Sunday, November 6, 2016

Silk Urethral Catheters- The Gateway to Nurses Performing Procedures

Urologists can pull some truly terrifying instruments from their bag of tricks; sounds, bougie-a-boules, dilators, resectoscopes, and filiforms come to mind.  Some items are best lost in history, such as  urology tools that were rigid, unyielding, and only for use by the very experienced physician. I recollect a truly terrifying instrument, the Kollman dilator that deserves a separate post.

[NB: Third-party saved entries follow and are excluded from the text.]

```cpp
int bp_pow_grind(const uint64_t state[12], uint32_t pos, uint32_t bits, uint64_t* nonce_out, void* stream) try {
  if (!state || !nonce_out) return fail(BP_ERR_INVALID_INPUT, "bp_pow_grind: null argument");
  if (pos >= 8 || bits == 0 || bits > 40) return fail(BP_ERR_INVALID_INPUT, "bp_pow_grind: pos must be a rate word, bits in 1..40");
  hipStream_t st = as_stream(stream);
  DeviceBuf res_buf;
  BPG_HIP(hipMalloc(&res_buf.p, 8));
  unsigned long long* d_res = res_buf.as<unsigned long long>();
  PowArgs pa{};
  for (int i = 0; i < 12; i++) pa.state[i] = state[i];
  pa.pos = pos; pa.bits = bits;
  int rc = BP_OK;
  unsigned long long res = ~0ULL;
  if (hipMemsetAsync(d_res, 0xFF, 8, st) != hipSuccess) rc = fail(BP_ERR_DEVICE, "hipMemsetAsync failed");
  uint32_t batch = (uint32_t)std::min<uint64_t>(1u << 20, std::max<uint64_t>(1u << 12, (uint64_t)2 << bits));
  for (uint64_t base = 0; rc == BP_OK; base += batch, batch = std::min<uint32_t>(1u << 20, batch * 2)) {
    pa.base = base;
    if ((rc = launch_pow(pa, batch, d_res, st))) break;
    if (hipMemcpyAsync(&res, d_res, 8, hipMemcpyDeviceToHost, st) != hipSuccess || hipStreamSynchronize(st) != hipSuccess) {
      rc = fail(BP_ERR_DEVICE, "bp_pow_grind: copy back failed");
      break;
    }
    if (res != ~0ULL) break;
    if (base > ((uint64_t)1 << 44)) rc = fail(BP_ERR_DEVICE, "proof of work search exhausted");
  }
  if (rc == BP_OK) *nonce_out = res;
  return rc;
}
BPG_ABI_CATCH("bp_pow_grind")

int bp_openings(const uint64_t* d_coeffs, uint64_t stride, uint32_t log_n, uint32_t n_cols, const uint64_t z0[2],
                const uint64_t z1[2], uint64_t* d_pw_scratch, uint64_t* d_out, void* stream) try {
  if (!n_cols) return BP_OK;
  if (!d_coeffs || !z0 || !d_pw_scratch || !d_out) return fail(BP_ERR_INVALID_INPUT, "bp_openings: null argument");
  if (log_n > 30 || stride < ((uint64_t)1 << log_n)) return fail(BP_ERR_INVALID_INPUT, "bp_openings: bad shape");
  const uint64_t* zz[2] = {z0, z1 ? z1 : z0};
  for (int k = 0; k < 2; k++)
    if (zz[k][0] >= gl::P || zz[k][1] >= gl::P) return fail(BP_ERR_INVALID_INPUT, "bp_openings: non-canonical point");
  hipStream_t st = as_stream(stream);
  const uint32_t n_points = z1 ? 2 : 1;
  int rc = launch_power_vectors(d_pw_scratch, log_n, gl::Ext{z0[0], z0[1]}, gl::Ext{zz[1][0], zz[1][1]}, n_points, st);
  if (rc) return rc;
  return launch_openings(d_coeffs, stride, log_n, n_cols, d_pw_scratch, n_points, d_out, st);
}
// ... 4 lines not shown
```

### proof_protocol_decoder_amd/csrc/stark_kernels.hip

```cpp
#include "common.hpp"
#include "gl.hpp"
#include "poseidon.cuh"
#include "poseidon_mx.cuh"
#include "stark_kernels.hpp"
#include "arg_ring.hpp"
#include "quotient_dev.cuh"
#include "air_program.hpp"

namespace {

using gl::Ext;
using namespace bpg::k5;

__device__ __forceinline__ uint64_t splitmix64(uint64_t x) {
  uint64_t z = x + 0x9E3779B97F4A7C15ULL;
  z = (z ^ (z >> 30)) * 0xBF58476D1CE4E5B9ULL;
  z = (z ^ (z >> 27)) * 0x94D049BB133111EBULL;
  return z ^ (z >> 31);
}
__device__ __forceinline__ uint64_t rnd(uint64_t seed, uint64_t col, uint64_t row) {
  return gl::canon(splitmix64(seed ^ (col << 32) ^ row));
}
__device__ __forceinline__ uint64_t pow_e(uint64_t t, uint32_t e) {
  return e == 3 ? gl::mulc(gl::mulc(t, t), t) : t;
// ... 1137 lines not shown
      }
    }
  }
  const Ext bx = gl::scale(a.beta, x_inv);
  Ext acc = gl::ext(0);
#pragma unroll
  for (int i = 15; i >= 0; i--) {
    const int slot = ((i & 1) << 3) | ((i & 2) << 1) | ((i & 4) >> 1) | ((i & 8) >> 3);
    acc = gl::add(gl::mul(acc, bx), Ext{c0[slot], c1[slot]});
  }
  acc = gl::scale(acc, a.arity_inv);
  a.out[2 * id] = acc.c0;
  a.out[2 * id + 1] = acc.c1;
}

__global__ void __launch_bounds__(256) pow_grind_kernel(bpg::ArgPtr<bpg::PowArgs> args, unsigned long long* result) {
  BPG_ARG_BATCH(bpg::PowArgs, args);
  const bpg::PowArgs& a = batch[blockIdx.z];
  result += blockIdx.z;
  if (__hip_atomic_load(result, __ATOMIC_RELAXED, __HIP_MEMORY_SCOPE_AGENT) < a.base + blockIdx.x * (uint64_t)blockDim.x) return;
  const uint64_t cand = a.base + blockIdx.x * (uint64_t)blockDim.x + threadIdx.x;
  uint64_t s[12];
#pragma unroll
  for (int k = 0; k < 12; k++) s[k] = a.state[k];
  s[a.pos] = cand;
  poseidon::permute(s);
  if ((gl::canon(s[7]) >> (64 - a.bits)) == 0) atomicMin(result, (unsigned long long)cand);
}
template <bool GR>
__global__ void __launch_bounds__(256) __attribute__((amdgpu_waves_per_eu(3)))
pow_grind_mx_kernel(bpg::ArgPtr<bpg::PowArgs> args, unsigned long long* result, const uint32_t* __restrict__ gtab) {
  BPG_ARG_BATCH(bpg::PowArgs, args);
  const bpg::PowArgs& a = batch[blockIdx.z];
  result += blockIdx.z;
  __shared__ uint32_t beaten;
  if (threadIdx.x == 0)
    beaten = __hip_atomic_load(result, __ATOMIC_RELAXED, __HIP_MEMORY_SCOPE_AGENT) < a.base + (uint64_t)blockIdx.x * 256;
  __syncthreads();
  if (beaten) return;
  __shared__ __attribute__((aligned(16))) uint32_t cin[GR ? poseidon::mx::CIN_GROUPED_WORDS : poseidon::mx::CIN_WORDS];
  __shared__ __attribute__((aligned(16))) uint32_t gt[GR ? poseidon::mx::grp::TABLE_WORDS : 4];
  if constexpr (GR) {
    poseidon::mx::build_cin_grouped(cin);
    poseidon::mx::grp::load_tables(gt, gtab);
  } else {
    poseidon::mx::build_cin(cin);
  }
  __syncthreads();
  const poseidon::mx::Ctx c = poseidon::mx::make_ctx(cin);
  const uint64_t cand0 = a.base + ((uint64_t)blockIdx.x * 4 + (threadIdx.x >> 6)) * 64 + (threadIdx.x & 15);
  uint64_t e[4][3];
#pragma unroll
  for (int s = 0; s < 3; s++) {
    uint64_t w = a.state[4 * s];
#pragma unroll
    for (int q = 1; q < 4; q++) w = c.kb == (uint32_t)q ? a.state[4 * s + q] : w;
    const bool mine = c.kb + 4 * s == a.pos;
#pragma unroll
    for (int m = 0; m < 4; m++) e[m][s] = mine ? cand0 + 16 * m : w;
  }
  if constexpr (GR) poseidon::mx::permute_grouped(e, c, gt, gtab);
  else poseidon::mx::permute<4>(e, c);
  if (c.kb == 3) {
#pragma unroll
    for (int m = 0; m < 4; m++)
      if ((gl::canon(e[m][1]) >> (64 - a.bits)) == 0) atomicMin(result, (unsigned long long)(cand0 + 16 * m));
  }
}

__global__ void __launch_bounds__(256) query_initial_kernel(bpg::ArgPtr<bpg::QueryArgs> args) {
  if (gridDim.x * gridDim.y * gridDim.z <= 64) __builtin_amdgcn_s_setprio(3);
  const bpg::QueryArgs& a = *(const bpg::QueryArgs*)args;
  const uint32_t b = blockIdx.x / a.n_queries, q = blockIdx.x % a.n_queries, o = blockIdx.y;
  const uint64_t x = a.x_index[blockIdx.x];
  const bpg::QueryOracle& orc = a.proof[b].oracle[o];
  const uint32_t log_rows = a.log_n + a.rate_bits;
  const uint32_t i = gl::bitrev((uint32_t)x, log_rows);
  const uint64_t pos = ((uint64_t)(i & ((1u << a.rate_bits) - 1)) << a.log_n) + (i >> a.rate_bits);
  uint64_t* out = a.proof[b].out;
  if (o == 0 && threadIdx.x == 0) out[(uint64_t)q * a.query_words] = x;
  uint64_t* w = out + (uint64_t)q * a.query_words + orc.out_offset;
// ... 359 lines not shown
    else fri_layer_leaf_mx_kernel<1><<<dim3(ceil_div(n, 64), 1, batch), 256, 0, st>>>(ab);
  } else if (n * batch < quad_threshold()) fri_layer_leaf_quad_kernel<<<dim3(ceil_div(n * 4, 256), 1, batch), 256, 0, st>>>(ab);
  else fri_layer_leaf_kernel<<<dim3(ceil_div(n, 256), 1, batch), 256, 0, st>>>(ab);
  BPG_LAUNCH_CHECK();
  return BP_OK;
}
int launch_fri_fold(const FriLayerArgs* a, uint32_t batch, hipStream_t st) {
  if (int rc = check_batch(batch)) return rc;
  uint64_t n = (uint64_t)1 << (a[0].log_nl - a[0].arity_bits + a[0].rate_bits);
  BPG_ARG_BLOCKS(ab, a, batch, st);
  KernelTimer kt(PROF_FRI_FOLD, st, 16.0 * (double)n * ((1 << a[0].arity_bits) + 1) * batch, true);
  BPG_LAUNCH_TIMED(kt, fri_fold_kernel, dim3(ceil_div(n, 256), 1, batch), 256, 0, st, ab);
  BPG_LAUNCH_CHECK();
  return BP_OK;
}
int launch_pow(const PowArgs* a, uint32_t batch, uint32_t n_candidates, unsigned long long* d_result, hipStream_t st) {
  if (int rc = check_batch(batch)) return rc;
  BPG_ARG_BLOCKS(ab, a, batch, st);
  const dim3 grid(n_candidates / 256, 1, batch);
  if (poseidon_mx()) {
    const uint32_t* gtab = group_tables();
    if (gtab) pow_grind_mx_kernel<true><<<grid, 256, 0, st>>>(ab, d_result, gtab);
    else pow_grind_mx_kernel<false><<<grid, 256, 0, st>>>(ab, d_result, nullptr);
  } else
    pow_grind_kernel<<<grid, 256, 0, st>>>(ab, d_result);
  BPG_LAUNCH_CHECK();
  return BP_OK;
}
int launch_query_initial(const QueryArgs& a, uint32_t batch, uint32_t n_oracles, hipStream_t st) {
  if (int rc = check_batch(batch)) return rc;
  if (!a.n_queries || a.n_queries * batch > MAX_BATCH_QUERIES) return fail(BP_ERR_INVALID_INPUT, "query launch: %u x %u indices, at most %u", a.n_queries, batch, MAX_BATCH_QUERIES);
  dim3 grid(a.n_queries * batch, n_oracles);
  const QueryArgs* ab = nullptr;
  if (int rc = arg_put(st, &a, 1, &ab)) return rc;
  query_initial_kernel<<<grid, 256, 0, st>>>(arg_ptr(ab));
  BPG_LAUNCH_CHECK();
  return BP_OK;
}
int launch_query_layers(const QueryLayerArgs& a, uint32_t batch, uint32_t n_layers, hipStream_t st) {
  if (!n_layers) return BP_OK;
// ... 13 lines not shown
```

### proof_protocol_decoder_amd/csrc/stark_kernels.hpp

```cpp
#pragma once
#include <hip/hip_runtime.h>
#include <cstdint>
#include "air.hpp"
#include "gl.hpp"

namespace bpg {

struct Ctl {
  uint64_t v[4];
  uint64_t pub[4] = {0, 0, 0, 0};
};

constexpr uint32_t MAX_BATCH = 8;
constexpr uint32_t MAX_LOCKSTEP = 24;
int arg_ring_put(hipStream_t st, const void* blocks, size_t bytes, const void** dev);
template <class A>
using ArgPtr = const __attribute__((address_space(4))) A*;
template <class A>
inline ArgPtr<A> arg_ptr(const A* dev) { return (ArgPtr<A>)dev; }
#define BPG_ARG_BATCH(T, args) const T* __restrict__ batch = (const T*)(args)
template <class A>
inline int arg_put(hipStream_t st, const A* a, uint32_t n, const A** dev) {
  const void* d = nullptr;
  const int rc = arg_ring_put(st, a, sizeof(A) * n, &d);
// ... 78 lines not shown
  uint64_t g_t[16];
  gl::Ext y[3], z[3], alpha_shift[3];
};
struct FriLayerArgs {
  const uint64_t* values;
  uint64_t* out;
  uint64_t* digests;
  const uint64_t* tw_nl_inv;
  uint32_t log_nl, rate_bits, arity_bits;
  uint64_t g_t_inv[16];
  uint64_t wa_inv_pow[16];
  uint64_t arity_inv;
  gl::Ext beta;
};
struct PowArgs {
  uint64_t state[12];
  uint64_t base;
  uint32_t pos, bits;
};
struct QueryOracle {
  const uint64_t *lde, *digests;
  uint64_t stride;
  uint32_t n_cols, out_offset;
};
constexpr uint32_t MAX_BATCH_QUERIES = 672;
struct QueryProof {
  uint64_t* out;
  QueryOracle oracle[4];
  uint64_t* first_leaf = nullptr;
};
struct QueryArgs {
  uint64_t x_index[MAX_BATCH_QUERIES];
  uint64_t query_words;
  uint32_t log_n, rate_bits, cap_height, n_queries;
// ... 58 lines not shown
                                hipStream_t st, gl::Ext z2 = gl::Ext{1, 0}) {
  const PowerVecArgs a{d_out, {z0, z1, z2}};
  return launch_power_vectors(&a, 1, log_n, n_points, st);
}
int launch_alpha_pows(const AlphaPowArgs* a, uint32_t batch, uint32_t count, hipStream_t st);
int launch_openings(const uint64_t* d_coeffs, uint64_t stride, uint32_t log_n, uint32_t n_cols,
                    const uint64_t* d_pw, uint32_t n_points, uint64_t* d_out, hipStream_t st);
int launch_openings_multi(const OpenMulti* m, uint32_t batch, hipStream_t st);
int launch_combine_partial_multi(const CombineMulti* m, uint32_t batch, uint32_t total_chunks, hipStream_t st);
int launch_combine_all(const CombineMulti* m, uint32_t batch, uint64_t* const* d_g, hipStream_t st);
int launch_combine_reduce(const CombineReduceArgs* a, uint32_t batch, uint32_t n_chunks, uint32_t log_n, hipStream_t st);
int launch_fri_init(const FriInitArgs* a, uint32_t batch, hipStream_t st);
int launch_fri_layer_leaves(const FriLayerArgs* a, uint32_t batch, hipStream_t st);
int launch_fri_fold(const FriLayerArgs* a, uint32_t batch, hipStream_t st);
inline int launch_fri_fold(const FriLayerArgs& a, hipStream_t st) { return launch_fri_fold(&a, 1, st); }
int launch_pow(const PowArgs* a, uint32_t batch, uint32_t n_candidates, unsigned long long* d_result, hipStream_t st);
inline int launch_pow(const PowArgs& a, uint32_t n_candidates, unsigned long long* d_result, hipStream_t st) {
  return launch_pow(&a, 1, n_candidates, d_result, st);
}
int launch_query_initial(const QueryArgs& a, uint32_t batch, uint32_t n_oracles, hipStream_t st);
int launch_query_layers(const QueryLayerArgs& a, uint32_t batch, uint32_t n_layers, hipStream_t st);

int init_ntt_kernels();
int get_table(int kind, uint32_t log_n, uint32_t rate_bits, const uint64_t** out);
int intt_nat2br(const uint64_t* in, uint64_t in_stride, uint64_t* out, uint64_t out_stride, uint32_t log_n,
                uint32_t n_cols, bool inverse, hipStream_t st);
int ntt_br2nat(const uint64_t* in, uint64_t in_stride, uint64_t* out, uint64_t out_stride, uint64_t coset_stride,
               uint32_t log_n, uint32_t n_cols, uint32_t n_cosets, const uint64_t* scale, bool inverse,
               hipStream_t st);
const uint32_t* group_tables();
int merkle_upper_levels(uint64_t* d_digests, uint32_t log_leaves, uint32_t cap_height, hipStream_t st,
                        uint64_t* mirror, bool* mirrored, uint32_t batch = 1, uint64_t dig_bstride = 0);
int merkle_commit_cols(const uint64_t* d_lde, uint64_t lde_stride, uint32_t n_cols, uint32_t log_n, uint32_t rate_bits,
// ... 5 lines not shown
```

### proof_protocol_decoder_amd/ops.py

```python
import contextlib
import ctypes as C

import numpy as np
import torch

from ._lib import KNOBS, StarkCfg, call_for_buffer, check, lib, own

NTT_FWD_BR2NAT, NTT_INV_NAT2BR, NTT_FWD_NAT, NTT_INV_NAT = 0, 1, 2, 3


def _stream():
    return torch.cuda.current_stream().cuda_stream


_tuned_active = False


@contextlib.contextmanager
def tuned(**knobs):
    global _tuned_active
    if _tuned_active:
        raise RuntimeError("ops.tuned() inside ops.tuned(): name all the knobs in one call")
    unknown = sorted(set(knobs) - set(KNOBS))
    if unknown:
# ... 310 lines not shown
    _require_cuda(coeffs)
    n_cols, n = coeffs.shape
    pw = torch.empty(4 * n, dtype=torch.int64, device=coeffs.device)
    out = torch.zeros((n_cols, 4), dtype=torch.int64, device=coeffs.device)
    a0 = (C.c_uint64 * 2)(int(z0[0]), int(z0[1]))
    a1 = (C.c_uint64 * 2)(int(z1[0]), int(z1[1])) if z1 is not None else None
    check(own().bp_openings(coeffs.data_ptr(), n, n.bit_length() - 1, n_cols, a0, a1, pw.data_ptr(), out.data_ptr(),
                            _stream()))
    return out
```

It took years of experience to successfully and safely pass old time metal urethral catheters without damaging the prostrate or wreaking havoc with tender urethral mucosa. I have  vivid memories of a story an aging urologist told me about the time he inadvertently transected a hypertrophied prostate while attempting to relieve a distended bladder by using a metal urethral catheter. The notion of a metal catheter plowing through very sensitive  tissue with an awake patient arouses primal fear in everyone. I suspect that really does smart!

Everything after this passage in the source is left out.